PMID: 17024005 DOI: 10.1097/00001574-199911000-00016

Abstract

Oral tolerance is the physiologic mechanism that prevents hypersensitivity to food proteins and probably to commensal bacteria. It has also attracted attention as a means of administering therapy for autoimmune and inflammatory diseases. Although evidence indicates that both clonal inactivation and active regulatory mechanisms may play a role and that the induction of these may be determined selectively by the feeding regimen used to induce tolerance, the exact mechanisms of oral tolerance remain unclear. Here, we discuss recent evidence that fed antigens are presented to CD4(+) T cells by antigen-presenting cells (APCs) that lack costimulatory activity, resulting in partial activation of T cells followed by a state of unresponsiveness. This seems to occur in many tissues of the immune system but may be particularly important in the draining mesenteric lymph node.
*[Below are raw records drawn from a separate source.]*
static __device__ __forceinline__ void setCurrentPos( LR L, Wave& w, KP P, u32 pos)
{
	const u32 W = 1u << P.expShift;
	u32 wcnt = 0;
	while (!w.err)
	{
		u32 n = 0, row = 0;
		while (wcnt < W && w.curpos < pos && !n)
		{
			row = w.curpos & (W-1u);
			n = (u32)__builtin_amdgcn_readlane( w.expCntV, row);
			++wcnt; ++w.curpos;
		}
		u32 nD = w.nDispose;
		if (!n && !nD) break;
		if (nD && n && nD + n > 64u) { n = 0; --wcnt; --w.curpos; }
		w.nDispose = 0;
		if (w.spill) deactivateList<true>( L, w, P, nD, n, row); else deactivateList<false>( L, w, P, nD, n, row);
		if (n)
		{
			if (LANE == 0) L.expCnt[ row] = 0;
			if (LANE == row) w.expCntV = 0;
			WAVE_FENCE();
		}
	}
	if (w.curpos < pos) w.curpos = pos;
	if (w.spill)
	{
		bool over = false;
		if (LANE < 16u) over = w.bsizeV > (w.bmetaV >> 16);
		if (w.expCntV > ((u32)FAST_EXPCAP >> P.expShift)) over = true;
		if (!__ballot( over) && w.sFreeN == w.usedS) { w.spill = 0; w.sFreeN = 0; w.usedS = 0; }
	}
}

template <bool SP>
static __device__ __forceinline__ void installBatchT( LR L, Wave& w, KP P, u32 kb, u32 nb, u32 sord, u64 matMaskIn, u32 rIn,
	const uint4 q0, const uint4 q1, const uint4 q2, const Sim sim)
{
	const u32 value = sim.value, count = sim.count, end = sim.end, startLex = sim.startLex, nItems = sim.nItems, it0 = sim.it0, it1 = sim.it1, it2 = sim.it2;
	const bool hasStart = (sim.flags & S_HASSTART) != 0, done = (sim.flags & S_DONE) != 0, fin = (sim.flags & S_FIN) != 0, del = (sim.flags & S_DEL) != 0, resultNow = (sim.flags & S_RESULT) != 0;
	const bool have = LANE < nb;
	const u32 handle = q0.x, fmt = q0.y, meta = q0.w;
	const u32 tEv[ 3] = {q1.x, q1.z, q2.x};
	const u32 tInfo[ 3] = {q1.y, q1.w, q2.y};
	const u32 range = (meta >> FKI_RANGE_SHIFT) & FKI_RANGE_MASK;
	const u64 matMask = matMaskIn;
	const bool mat = (matMask >> LANE) & 1ull;
	const u32 nmat = (u32)__popcll( matMask);
	const u32 r = rIn;
	if (nmat)
	{
		const u32 row = (sord + range) & ((1u << P.expShift) - 1u);
		u64 same = matMask;
#pragma unroll
		for (int k=0; k<6; ++k)
		{
			const u64 bk = __ballot( mat && ((row >> k) & 1u));
			same &= ((row >> k) & 1u) ? bk : ~bk;
		}
		if (mat)
		{
			const u32 cnt = (u32)L.expCnt[ row];
			stExp<SP>( L, w, P, row, cnt + (u32)__popcll( same & lanesBelow()), r);
			WAVE_FENCE();
			if (!(same >> LANE >> 1)) L.expCnt[ row] = (u16)(cnt + (u32)__popcll( same));
		}
	}
	u32 c0 = 0, c1 = 0, c2 = 0, c3 = 0;
	u32 hB[ 3]; bool inst[ 3];
#pragma unroll
	for (int j=0; j<3; ++j)
	{
		hB[ j] = (tInfo[ j] >> FTI_BUCKET_SHIFT) & 15u;
		inst[ j] = mat && (tInfo[ j] & FTI_INSTALL);
		if (inst[ j]) byteInc( c0, c1, c2, c3, hB[ j]);
	}
	u32 tmask = 0;
	if (__ballot( inst[ 0] || inst[ 1] || inst[ 2]))
	{
		u32 i0 = waveScanAdd( c0), i1 = waveScanAdd( c1), i2 = waveScanAdd( c2), i3 = waveScanAdd( c3);
		const u32 e0 = i0 - c0, e1 = i1 - c1, e2 = i2 - c2, e3 = i3 - c3;
		const u32 t0 = (u32)__builtin_amdgcn_readlane( i0, 63), t1 = (u32)__builtin_amdgcn_readlane( i1, 63);
		const u32 t2 = (u32)__builtin_amdgcn_readlane( i2, 63), t3 = (u32)__builtin_amdgcn_readlane( i3, 63);
		u32 oldSize = 0, add = 0;
		if (LANE < 16u) { oldSize = L.bsize[ LANE]; add = byteField( t0, t1, t2, t3, LANE); }
#pragma unroll
		for (int j=0; j<3; ++j)
		{
			if (inst[ j])
			{
				const u32 h = hB[ j];
				u32 sameB = 0;
#pragma unroll
				for (int jj=0; jj<j; ++jj) if (inst[ jj] && hB[ jj] == h) ++sameB;
				const u32 pos = L.bsize[ h] + byteField( e0, e1, e2, e3, h) + sameB;
				const u32 sv = (tInfo[ j] & FTI_SIGVAL_MASK) | (((tInfo[ j] >> FTI_SIGTYPE_SHIFT) & FTI_SIGTYPE_MASK) << 4) | ((tInfo[ j] & FTI_HASVAR) ? 0x80u : 0u);
				stEnt<SP>( L, w, P, h, L.bmeta[ h], pos, tEv[ j], (4*r + (u32)j) | (sv << 16) | ((tInfo[ j] >> FTI_VAR_SHIFT) << 24));
				stLink<SP>( L, w, P, r, (u32)j, (h << 12) | pos);
				tmask |= 1u << j;
			}
		}
		WAVE_FENCE();
		if (LANE < 16u && add) L.bsize[ LANE] = oldSize + add;
		{
			const u32 s = t0 + t1 + t2 + t3;
			w.nTrig += (s & 0xFFu) + ((s >> 8) & 0xFFu) + ((s >> 16) & 0xFFu) + (s >> 24);
		}
	}
	if (mat)
	{
		u32 hw = value | (count << H_COUNT_SHIFT) | H_ACTIVE | H_COLD | (tmask << H_TMASK_SHIFT) | (nItems << H_NITEMS_SHIFT);
		hw |= end ? ((end & 0xFFu) << H_END_SHIFT) : (u32)H_ENDZERO;
		if (done) hw |= H_DONE;
		if (hasStart) hw |= H_HASSTART;
		if (del || fin) hw |= H_LISTED;
		stHot<SP>( L, w, P, r, hw);
		u32* cold = &w.sp[ P.spill.oCold + 8*r];
		st4( cold, handle, fmt, startLex, it0);
		*(uint2*)(cold + 4) = make_uint2( it1, it2);
	}
	{
		const bool emit = have && resultNow && handle != 0;
		const u64 rm = __ballot( emit);
		if (rm)
		{
			const u32 nr = (u32)__popcll( rm);
			if (w.nStaged + nr > P.spill.maxStaged) { FALLBACK( FB_STAGED); return; }
			if (emit)
			{
				const u32 ia = nItems == 3 ? it2 : nItems == 2 ? it1 : it0;
				const u32 ib = nItems == 3 ? it1 : it0;
				const u32 ic = it0;
				const u32 vars = nItems == 0 ? 0u : nItems == 1 ? (ia >> 24) : nItems == 2 ? ((ia >> 24) | ((ib >> 24) << 8)) : ((ia >> 24) | ((ib >> 24) << 8) | ((ic >> 24) << 16));
				stageResult( w, P, w.nStaged + (u32)__popcll( rm & lanesBelow()), handle, fmt, startLex, w.lbase, nItems, vars, ia & 0xFFFFFFu, ib & 0xFFFFFFu, ic & 0xFFFFFFu);
			}
			w.nStaged += nr;
			u32 incl = waveScanAdd( emit ? nItems : 0u);
			w.nStagedItems += (u32)__builtin_amdgcn_readlane( incl, 63);
		}
	}
	{
		const bool wantDispose = mat && (del || fin);
		const u64 dm = __ballot( wantDispose);
		if (dm)
		{
			const u32 nd = (u32)__popcll( dm);
			if (w.nDispose + nd > P.spill.maxRules) { FALLBACK( FB_DISPOSE); return; }
			if (w.nDispose + nd > (u32)FAST_LISTCAP) w.spill = 1;
			if (wantDispose)
			{
				const u32 at = w.nDispose + (u32)__popcll( dm & lanesBelow());
				if (at < (u32)FAST_LISTCAP) L.list[ at] = (u16)r; else w.sp[ P.spill.oList + at] = r;
			}
			w.nDispose += nd;
		}
	}
	WAVE_FENCE();
}
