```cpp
__global__ void rotate_transforms_kernel(const float *__restrict__ theta, int A, float hm1, float wm1,
                                         float *__restrict__ T8, float *__restrict__ Tinv8)
{
    const int a = blockIdx.x * blockDim.x + threadIdx.x;
    if (a >= A) return;
// ... 81 lines not shown
```

ct_pvae_amd/csrc/lds_stage.h:

```cpp
#pragma once
#include <hip/hip_runtime.h>
#include <cstdint>

namespace ctpvae {

__device__ __forceinline__ void stage_rows_v4(float *lds, const float *__restrict__ src, int rows, int cols, int src_stride,
                                              int pitch, bool mirror, int lane, int wave, int nwaves, int es = 1)
{
    const int ncb = (cols + 31) >> 5, npc = (ncb + 1) >> 1, nrq = (rows + 3) >> 2;
    const int npairs = nrq * npc;
    const int h = lane >> 5, k = (lane & 31) >> 3, m = lane & 7;
    constexpr int NB = 8;
    const int d_rq = nwaves / npc, d_pc = nwaves - d_rq * npc;
    int rq = wave / npc, pc = wave - rq * npc;
    for (int p0 = wave; p0 < npairs; p0 += NB * nwaves) {
        float4 v[NB];
        int r_[NB], c_[NB];
#pragma unroll
        for (int u = 0; u < NB; ++u) {
            r_[u] = 4 * rq + k;
            c_[u] = 32 * (2 * pc + h) + 4 * m;
            const bool ok = rq < nrq && r_[u] < rows && c_[u] < cols;
            const int rl = min(r_[u], rows - 1), cl = min(c_[u], cols - 4);
            v[u] = *reinterpret_cast<const float4 *>(src + (size_t)rl * src_stride + (mirror ? cols - 4 - cl : cl));
// ... 106 lines not shown
            const bool ok = rq < nrq && r_[u] < rows && c_[u] < cols;
            const int rl = min(r_[u], rows - 1), cl = min(c_[u], cols - 4);
#pragma unroll
            for (int n = 0; n < NS; ++n) v[u][n] = *reinterpret_cast<const float4 *>(src[n] + (size_t)rl * src_stride + cl);
            if (!ok) r_[u] = -1;
        }
    }
    __device__ __forceinline__ void commit(float *lds, int pitch) const
    {
        typedef float vec_t __attribute__((ext_vector_type(NS)));
#pragma unroll
        for (int u = 0; u < NB; ++u) {
            if (r_[u] < 0) continue;
            vec_t *d = reinterpret_cast<vec_t *>(lds) + (r_[u] * pitch + c_[u]);
            vec_t w0, w1, w2, w3;
#pragma unroll
            for (int n = 0; n < NS; ++n) {
                w0[n] = v[u][n].x;
                w1[n] = v[u][n].y;
                w2[n] = v[u][n].z;
                w3[n] = v[u][n].w;
            }
            d[0] = w0;
            d[1] = w1;
            d[2] = w2;
            d[3] = w3;
        }
    }
};

template <int NS, int NB, bool MIRROR, class F>
__device__ __forceinline__ void stage_unit_pow2_m(float *lds, const float *const (&src)[NS], int rows, int cs, int src_stride, int pitch,
                                                  int lane, int wave, int nwaves, F between)
{
    const int h = lane >> 5, k = (lane & 31) >> 3, m = lane & 7, cols = 64 << cs, nrq = rows >> 2;
    const int lo_src = k * src_stride + (MIRROR ? -(32 * h + 4 * m) : 32 * h + 4 * m);
    const int lo_dst = k * pitch + 32 * h + 4 * m;
    float4 v[NB][NS];
#pragma unroll
    for (int i = 0; i < NB; ++i) {
        const int pp = wave + i * nwaves, rq = pp >> cs, pc = pp & ((1 << cs) - 1);
        const int so = rq < nrq ? 4 * rq * src_stride + (MIRROR ? cols - 4 - 64 * pc : 64 * pc) : (MIRROR ? cols - 4 : 0);
#pragma unroll
        for (int n = 0; n < NS; ++n) v[i][n] = *reinterpret_cast<const float4 *>(src[n] + so + lo_src);
    }
    between();
#pragma unroll
    for (int i = 0; i < NB; ++i) {
        const int pp = wave + i * nwaves, rq = pp >> cs, pc = pp & ((1 << cs) - 1);
        if (rq >= nrq) continue;
        const int cell = 4 * rq * pitch + 64 * pc + lo_dst;
        if constexpr (NS == 1) {
            float *d = lds + cell;
            d[0] = MIRROR ? v[i][0].w : v[i][0].x;
            d[1] = MIRROR ? v[i][0].z : v[i][0].y;
            d[2] = MIRROR ? v[i][0].y : v[i][0].z;
            d[3] = MIRROR ? v[i][0].x : v[i][0].w;
        } else {
            typedef float vec_t __attribute__((ext_vector_type(NS)));
            vec_t *d = reinterpret_cast<vec_t *>(lds) + cell;
            vec_t w0, w1, w2, w3;
#pragma unroll
            for (int n = 0; n < NS; ++n) {
                w0[n] = MIRROR ? v[i][n].w : v[i][n].x;
                w1[n] = MIRROR ? v[i][n].z : v[i][n].y;
                w2[n] = MIRROR ? v[i][n].y : v[i][n].z;
                w3[n] = MIRROR ? v[i][n].x : v[i][n].w;
            }
            d[0] = w0;
            d[1] = w1;
            d[2] = w2;
            d[3] = w3;
        }
    }
}
template <int NS, int NB, class F>
__device__ __forceinline__ void stage_unit_pow2(float *lds, const float *const (&src)[NS], int rows, int cs, int src_stride, int pitch,
                                                bool mirror, int lane, int wave, int nwaves, F between)
{
    if (mirror) stage_unit_pow2_m<NS, NB, true>(lds, src, rows, cs, src_stride, pitch, lane, wave, nwaves, between);
    else stage_unit_pow2_m<NS, NB, false>(lds, src, rows, cs, src_stride, pitch, lane, wave, nwaves, between);
}

__host__ __device__ inline int contig_rows_units_per_quad(int cols) { return (cols + 15) >> 4; }
__host__ __device__ inline unsigned contig_rows_magic(int cols) { return 65536u / (unsigned)contig_rows_units_per_quad(cols) + 1u; }
__host__ __device__ inline int contig_rows_units(int rows, int cols) { return ((rows + 3) >> 2) * contig_rows_units_per_quad(cols); }
template <int NS, int NB, class F>
__device__ __forceinline__ void stage_contig_rows_batch(float *lds, const float *const (&src)[NS], int rows, int cols, int pitch,
                                                        unsigned magic, int tid, int nthreads, int u0, F between)
{
    typedef float vec_t __attribute__((ext_vector_type(NS)));
    const unsigned c4 = (unsigned)cols >> 2, upr = (unsigned)contig_rows_units_per_quad(cols);
    const int nunits = contig_rows_units(rows, cols), ngroups = nthreads >> 4;
    const unsigned grp = (unsigned)tid >> 4, k = ((unsigned)tid >> 2) & 3u, m = (unsigned)tid & 3u;
    float4 v[NB][NS];
    int cell[NB];
#pragma unroll
    for (int i = 0; i < NB; ++i) {
        if (u0 + i * ngroups >= nunits) continue;
        const unsigned U = (unsigned)(u0 + i * ngroups) + grp;
        const unsigned rq = __umul24(U, magic) >> 16, uc = U - __umul24(rq, upr);
        const unsigned row = 4u * rq + k, col4 = 4u * uc + m;
        const bool ok = row < (unsigned)rows && col4 < c4;
        const unsigned off = ok ? (__umul24(row, c4) + col4) << 4 : 0u;
        cell[i] = ok ? (int)(__umul24(row, (unsigned)pitch) + 4u * col4) : -1;
#pragma unroll
        for (int n = 0; n < NS; ++n) v[i][n] = *reinterpret_cast<const float4 *>(reinterpret_cast<const char *>(src[n]) + off);
    }
    between();
#pragma unroll
    for (int i = 0; i < NB; ++i) {
        if (u0 + i * ngroups >= nunits || cell[i] < 0) continue;
        vec_t *d = reinterpret_cast<vec_t *>(lds) + cell[i];
        vec_t w0, w1, w2, w3;
#pragma unroll
        for (int n = 0; n < NS; ++n) {
            w0[n] = v[i][n].x;
            w1[n] = v[i][n].y;
            w2[n] = v[i][n].z;
            w3[n] = v[i][n].w;
        }
        d[0] = w0;
        d[1] = w1;
        d[2] = w2;
        d[3] = w3;
    }
}
template <int NS, int NB, class F>
__device__ __forceinline__ void stage_contig_rows(float *lds, const float *const (&src)[NS], int rows, int cols, int pitch, unsigned magic,
                                                  int tid, int nthreads, F between)
{
    stage_contig_rows_batch<NS, NB>(lds, src, rows, cols, pitch, magic, tid, nthreads, 0, between);
}
template <int NB> __device__ __forceinline__ bool contig_rows_more(int rows, int cols, int nthreads)
{
    return contig_rows_units(rows, cols) > NB * (nthreads >> 4);
}
template <int NS, int NB>
__device__ __forceinline__ void stage_contig_rows_rest(float *lds, const float *const (&src)[NS], int rows, int cols, int pitch,
                                                       unsigned magic, int tid, int nthreads)
{
    const int step = NB * (nthreads >> 4);
    for (int u0 = step; u0 < contig_rows_units(rows, cols); u0 += step)
        stage_contig_rows_batch<NS, NB>(lds, src, rows, cols, pitch, magic, tid, nthreads, u0, [] {});
}

__device__ __forceinline__ int unit_pow2_cs(int rows, int cols, int src_stride, int nwaves, int nb)
{
#ifdef CTPVAE_TUNE_NO_LEAN_STAGE
    return -1;
#else
    if ((rows & 3) != 0 || (src_stride & 3) != 0 || (cols != 64 && cols != 128 && cols != 256)) return -1;
    const int cs = cols == 64 ? 0 : (cols == 128 ? 1 : 2);
    return ((rows >> 2) << cs) <= nb * nwaves ? cs : -1;
#endif
}
__device__ __forceinline__ void stage_rows(float *lds, const float *__restrict__ src, int rows, int cols, int src_stride,
                                           int pitch, bool mirror, int lane, int wave, int nwaves, int es = 1)
{
    if ((cols & 3) == 0 && (src_stride & 3) == 0 && (reinterpret_cast<uintptr_t>(src) & 15) == 0)
        stage_rows_v4(lds, src, rows, cols, src_stride, pitch, mirror, lane, wave, nwaves, es);
    else
        stage_rows_scalar(lds, src, rows, cols, src_stride, pitch, mirror, wave * 64 + lane, nwaves * 64, es);
}

template <int NS>
// ... 34 lines not shown
```

ct_pvae_amd/csrc/rotate_plan.hip:

```cpp
#include <algorithm>
#include <atomic>
#include <climits>
#include <cstdlib>
#include <type_traits>

#include "common.h"
#include "lds_stage.h"
#include "loglik_math.h"
#include "rotate_plan.h"
#include "tune_stamps.h"

namespace ctpvae {

struct FwdLayout {
    int nJB, PWpad, NG, Galloc, pitch, zero, skew0;
    long long off_cls, off_clist, off_first, off_rng, off_idx, bytes;
};
constexpr int kBwdPitch = 257;
constexpr int kBwdChunk = 64;
struct BwdLayout {
    int nXB, Wpad, NA16, pitchg, chunkA;
    long long bytes;
};

static FwdLayout fwd_layout(const PlanGeom &g)
{
    FwdLayout L;
    L.nJB = num_bin_blocks(g.PW);
    L.PWpad = L.nJB * 64;
    L.NG = ceil_div(g.PH, 8);
    L.Galloc = L.NG + 8;
    L.skew0 = knob(kKnobSkew0) > 0 ? 1 : 0;
    L.pitch = L.skew0 ? (g.W + 31) / 32 * 32 : pitch_mod32_is_1(g.W);
    if (L.skew0) L.Galloc += 6;
    L.zero = g.H * L.pitch;
    L.off_cls = 0;
    L.off_clist = (long long)g.A * 4;
    L.off_first = (L.off_clist + 2ll * (g.A + 1) * 4 + 8 + 255) / 256 * 256;
    L.off_rng = (L.off_first + (long long)g.A * L.PWpad * 4 + 255) / 256 * 256;
    L.off_idx = (L.off_rng + (long long)g.A * L.nJB * 8 + 255) / 256 * 256;
    L.bytes = L.off_idx + (long long)g.A * L.Galloc * L.PWpad * 16;
    return L;
}
static int bwd_tail_dwords(int A, int dup)
{
    const int r = A % 16;
    return dup == 1 && r >= 1 && r <= 12 ? (r + 3) / 4 : 0;
}
static BwdLayout bwd_layout(const PlanGeom &g, int dup = 1)
{
    BwdLayout L;
    L.nXB = ceil_div(g.W, 64);
    L.Wpad = L.nXB * 64;
    L.NA16 = ceil_div(g.A * dup, 16);
    L.pitchg = kBwdPitch;
    L.chunkA = std::min(L.NA16 * 16, kBwdChunk);
    L.bytes = (long long)L.NA16 * g.H * L.Wpad * 16;
    L.bytes = (L.bytes + 255) / 256 * 256 + (long long)bwd_tail_dwords(g.A, dup) * g.H * L.Wpad * 4;
    return L;
}
static bool fwd_plan_fits(const PlanGeom &g)
{
    const FwdLayout L = fwd_layout(g);
    return L.zero < 65535 && (size_t)(L.zero + 1) * 4 + 16 <= (size_t)kMaxLdsBytes;
}
static bool bwd_plan_fits(const PlanGeom &g) { return g.PW <= 255; }
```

Resting dendritic cells may be the predominant population of APCs involved in oral tolerance, and conditions that activate dendritic cells allow the induction of productive immunity. Conventionally, presentation of antigen in the absence of costimulation is thought to induce T-cell anergy, but evidence now indicates that anergic T cells can also act as regulatory cells via the production of inhibitory mediators or via cognate interactions with APCs and other T cells. We discuss how an ability to deactivate APCs may explain bystander suppressor activity in oral tolerance, and we consider how the production of transforming growth factor-beta or interleukin-10 by Th3 or T regulatory 1 cells may contribute to tolerance in vivo. We speculate that both the production of inhibitory mediators and the delivery of suppression via cognate interactions may be properties of otherwise "anergic" T cells.